There’s an astounding amount of detail in Hearthstone‘s art and sound design. The play areas themselves are interactive, every minion has a unique voice, opponents slam into one another with resounding cracks to the cheers of the onlooking crowd – it all leads to a greater sense of immersion. The minions’ abilities are varied quite nicely, opening up multiple avenues and playstyles as they are added to decks. Each hero has a power to which they always have access, meaning that a player is only rarely entirely out of options. There are two play modes: regular or Constructed, in which players assemble their decks from their personal collections before doing battle, and The Arena, where a brand new deck is constructed from a pool of random cards and runs are more limited. Both modes offer up rewards, as do Quests which are distributed once a day, most commonly in the form of gold which can be used to enter The Arena or buy ‘Expert’ packs of cards. And if you don’t need some of the cards you get, you can ‘Disenchant’ some, breaking them down into Dust which is then used to assemble different cards, from Common cards all the way up to Legendaries.

As much as I like Hearthstone, I recognize it has some flaws. There’s very little to do on an opponent’s turn. There are ‘secrets’ which are cards that activate on certain triggers from an opponent, but only a few classes have them and they’re not that difficult to deal with. A couple classes feel a little unbalanced (looking at you, Priests) and it can be difficult to assemble an effective ‘theme’ deck. There are some glitches here and there, but the game is still in beta and that’s par for the course. Finally, the game can be a bit stingy with its in-game currency and rewards, and while the nature of its systems keep it from being a ‘pay-to-win’ style game outwardly, I feel like higher quest rewards or more Dust from the Arena would be better incentives to keep playing.
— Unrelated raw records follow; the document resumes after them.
@@ -534,9 +607,10 @@
     const u64* barrett;
     const u64* qinv;
     const u64* mont;
+    const NttAffine* af = nullptr;
 };
 
-template <int PG, bool SHORT>
+template <int PG, bool SHORT, bool AFF = false>
 __device__ __forceinline__ void epilogue_products(const u64* lds, const NttArgs& a, const NttEpilogue* ep, const ProdTabs& pt, const LimbConst& c,
                                                   u64 epi_b, bool reduce_x, int tile, int tau, int poly, int t, int ell) {
     const NttProduct& pr = *pt.pr;
@@ -547,14 +621,7 @@
     int in;
     product_row(o, a, pr, bi, in);
     product_limb(o, t, t, comp, c.q, pt.barrett, pt.qinv);
-    o.own = t / sh.alpha;
-    const int cin = sh.row_mod ? in : sh.shared_input ? 0 : bi;
-    o.own_src = pr.c_ntt + (size_t)cin * sh.c_stride + ((size_t)t << log_n);
-    o.own_mont = !sh.gather;
-    o.mont = pt.mont[2 * t];
-    o.monts = pt.mont[2 * t + 1];
-    o.gsrc = nullptr;
-    o.pw = o.pws = 0;
+    product_own(o, pr, pt.mont, bi, in, t, log_n);
     if (sh.gather && sh.gsrc_pmod && comp == 0) {
         o.gsrc = sh.gsrc + (size_t)in * sh.gsrc_stride + ((size_t)t << log_n);
         o.pw = sh.gsrc_pmod[2 * t];
@@ -565,6 +632,7 @@
     for (int g = 0; g < 16; g += PG) {
         u64 av[PG], x[PG];
         product_sums<PG, SHORT, true>(av, a, pr, o, tile, g, tau);
+        if constexpr (AFF) affine_step<PG>(av, *pt.af, sh, bi, comp, t, c.q, log_n, tile, g, tau);
         const u64* const tg = to + lds_slot(tile_index(0, 1, 8)) * g;
 #pragma unroll
         for (int i = 0; i < PG; ++i) x[i] = tg[lds_slot(tile_index(0, i, 8))];
@@ -576,7 +644,7 @@
     }
 }
 
-template <bool INVERSE, bool LAZY, bool EPI, bool PROD = false>
+template <bool INVERSE, bool LAZY, bool EPI, bool PROD = false, bool AFF = false>
 __device__ __forceinline__ void rows_body(const NttArgs& a, u64* lds, int vec, int tile, int limb, const LimbConst& c,
                                           const NttEpilogue* ep, const ProdTabs* pt = nullptr) {
     const int log_n = a.log_n;
@@ -645,9 +713,9 @@
             park(x, lds, tau, 0, true);
             const bool reduce_x = !LAZY && c.q >= (1ull << 60);
             if (pt->pr->sh.beta <= 8)
-                epilogue_products<8, true>(lds, a, ep, *pt, c, epi_b, reduce_x, tile, tau, poly, t, ell);
+                epilogue_products<8, true, AFF>(lds, a, ep, *pt, c, epi_b, reduce_x, tile, tau, poly, t, ell);
             else
-                epilogue_products<4, false>(lds, a, ep, *pt, c, epi_b, reduce_x, tile, tau, poly, t, ell);
+                epilogue_products<4, false, AFF>(lds, a, ep, *pt, c, epi_b, reduce_x, tile, tau, poly, t, ell);
         } else {
             exchange(x, lds, tau, 0, 8, true);
             if constexpr (EPI) {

That said, Hearthstone is a rock-solid implementation of a good premise for an extension of one of Blizzard’s longest-running franchises. I am enjoying the beta, and continue to sneak matches in around writing sessions and bouts with longer games like Skyrim and World of Warcraft. It scratches the Magic: the Gathering itch quite well and, flawed as it is in places, I’m curious and eager to see how it behaves in its final form.